From Memorization to Discovery: A Novel Benchmark for Relational Triple Extraction
摘要
Relational Triple Extraction (RTE) mines factual knowledge components as relational triples from unstructured text. However, most triples tested in current datasets are already duplicated in the training set, leading past studies to rely more on memorization than on genuine discovery. In response to this, we suggest a novel benchmark ENT to assess the model’s capability to Extract New Triples, which aligns more closely with the practical objective of RTE such as automatic knowledge graph construction (The dataset is available at https://github.com/Kast-Nora/ENT-Dataset ). We developed the dataset by instructing the large language model to perform text expansion based on preprocessed knowledge graph segments, followed by rule-based and semantic check. The ENT dataset, boasting over 300,000 unique relational triples, encompasses a broad spectrum of knowledge.
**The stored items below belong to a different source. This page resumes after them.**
#pragma unroll
        for (int j = 0; j < FP_QPT; ++j) {
            const uint32_t pos = pos0 + 32 * j;
            bool ok = false;
            if (((actmask >> j) & 1u) && !(missmask & (1u << j))) {
                ok = S.tab[h[j]] == f[j];
                if (!ok) {
                    const uint32_t slot = S.side[h[j] & (SIDE_N - 1)];
                    if ((slot & 0xFFFFu) == h[j] && pos < (slot >> 16)) {
                        ok = true;
                    } else {
                        const uint32_t idx = atomicAdd(&S.nrec, 1u);
                        S.rec[idx] = make_uint2(h[j] | (f[j] << 16), pos | R_TOUCHED | (f[j] << 16));
                        const uint32_t c = h[j] >> 11;
                        const uint32_t k = atomicAdd(&S.cls_count[c], 1u);
                        if (k < CLS_CAP) S.cls_list[c][k] = (uint16_t)idx; else S.cls_overflow = 1;
                        atomicOr(&S.conf[h[j] >> 5], 1u << (h[j] & 31));
                    }
                }
            }
            const uint32_t fb = __ballot_sync(0xFFFFFFFFu, ok);
            if (lane == 0) S.sigw[warp * 4 + j] = fb;
        }
        #pragma unroll 1
        for (uint32_t i = tid; i < nmiss; i += FP_THREADS) {
            const uint2 r = S.rec[i];
            const uint32_t hh = r.x & 0xFFFFu;
            const uint32_t slot = S.side[hh & (SIDE_N - 1)];
            const uint32_t w = S.tab[hh];
            uint32_t y = r.y;
            if ((slot & 0xFFFFu) != hh || w != (r.x >> 16)) {
                y |= R_SLOW;
                atomicOr(&S.conf[hh >> 5], 1u << (hh & 31));
            } else if (slot == (((r.y & 0xFFFu) << 16) | hh)) {
                y |= R_FIRST;
            }
            if (y != r.y) S.rec[i].y = y;
        }
        __syncthreads();
        DNS_PH(2)

        #pragma unroll 1
        for (uint32_t i = tid; i < nmiss; i += FP_THREADS) {
            const uint2 r = S.rec[i];
            const uint32_t hh = r.x & 0xFFFFu;
            uint32_t y = r.y;
            if (!(y & R_SLOW) && bit_test(S.conf, hh)) { y |= R_SLOW; S.rec[i].y = y; }
            if (y & R_SLOW) {
                const uint32_t c = hh >> 11;
                const uint32_t k = atomicAdd(&S.cls_count[c], 1u);
                if (k < CLS_CAP) S.cls_list[c][k] = (uint16_t)i; else S.cls_overflow = 1;
            } else if (!(y & R_FIRST)) {
                const uint32_t pos = y & 0xFFFu;
                atomicOr(&S.sigw[pos >> 5], 1u << (pos & 31));
            }
            S.side[hh & (SIDE_N - 1)] = SIDE_EMPTY;
        }
        __syncthreads();
        DNS_PH(3)

        S.conf[tid] = 0; S.conf[tid + FP_THREADS] = 0;
        if (S.cls_overflow) {
            #pragma unroll 1
            for (uint32_t i = tid; i < nmiss; i += FP_THREADS) {
                const uint2 r = S.rec[i];
                S.tab[r.x & 0xFFFFu] = (uint16_t)(r.y >> 16);
            }
            if (tid < CLS_N) S.cls_count[tid] = 0;
            __syncthreads();
            uint32_t* qs = reinterpret_cast<uint32_t*>(S.rec);
#pragma unroll
            for (int j = 0; j < FP_QPT; ++j) qs[pos0 + 32 * j] = q[j];
            if (tid == 0) { S.nrec = 0; S.cls_overflow = 0; }
            __syncthreads();
            if (warp == 0) tile_in_order(S, qs, rem, run_q0, unres_run, rcm ? rcm + lt * 64 : nullptr);
        } else {
            #pragma unroll 1
            for (uint32_t base = warp * 32; base < nmiss; base += FP_THREADS) {
                const uint32_t i = base + lane;
                uint2 r = make_uint2(0, 0);
                if (i < nmiss) r = S.rec[i];
                const uint32_t hh = r.x & 0xFFFFu;
                const bool first = (i < nmiss) && (r.y & (R_FIRST | R_SLOW)) == R_FIRST;
                if (first && (r.x >> 16) == 0) atomicOr(&S.vbit[hh >> 5], 1u << (hh & 31));
                append_unres(first && !(r.y & R_TOUCHED), run_q0 + (r.y & 0xFFFu), hh, r.x >> 16, &S.unres_count, unres_run);
            }
            const uint32_t n = S.cls_count[warp];
            const uint16_t* __restrict__ lst = S.cls_list[warp];
            #pragma unroll 1
            for (uint32_t base = 0; base < n; base += 32) {
                const uint32_t i = base + lane;
                const bool valid = i < n;
                uint32_t pos = 0, hh = 0xFFFFFFFFu, ff = 0, oldv = 0; bool touched = false;
                if (valid) {
                    const uint2 d = S.rec[lst[i]];
                    hh = d.x & 0xFFFFu; ff = d.x >> 16; pos = d.y & 0xFFFu; touched = (d.y & R_TOUCHED) != 0; oldv = d.y >> 16;
                }
                int best = -1; uint32_t bestf = 0; bool later = false;
                #pragma unroll 1
                for (uint32_t k = 0; k < n; ++k) {
                    const uint2 dk = S.rec[lst[k]];
                    const uint32_t pk = dk.y & 0xFFFu;
                    if ((dk.x & 0xFFFFu) == hh) {
                        if (pk < pos && (int)pk > best) { best = (int)pk; bestf = dk.x >> 16; }
                        later |= pk > pos;
                    }
                }
                const bool hit = valid && (best >= 0 ? (bestf == ff) : (touched && oldv == ff));
                if (hit) atomicOr(&S.sigw[pos >> 5], 1u << (pos & 31));
                if (valid && !later) {
                    S.tab[hh] = (uint16_t)ff;
                    if (ff == 0) atomicOr(&S.vbit[hh >> 5], 1u << (hh & 31));
                }
                append_unres(valid && best < 0 && !touched, run_q0 + pos, hh, ff, &S.unres_count, unres_run);
            }
            __syncwarp();
            if (lane == 0) S.cls_count[warp] = 0;
            if (tid == 0) S.nrec = 0;
        }
        __syncthreads();
        DNS_PH(4)

        if (tid < TILE_Q / 32) rsig[lt * (TILE_Q / 32) + tid] = S.sigw[tid];
    }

The proportion of new triples in the test set exceed 60%, and all the samples contain at least one unseen triples, highlighting a strong emphasis on discovering new knowledge. ENT is perceived by human annotators with a low level of hallucination, serving as a valid and valuable dataset. We re-evaluated 9 state-of-the-art RTE methods and found a generalized accuracy decrease on ENT, demonstrating that ENT is a more challenging and meaningful benchmark.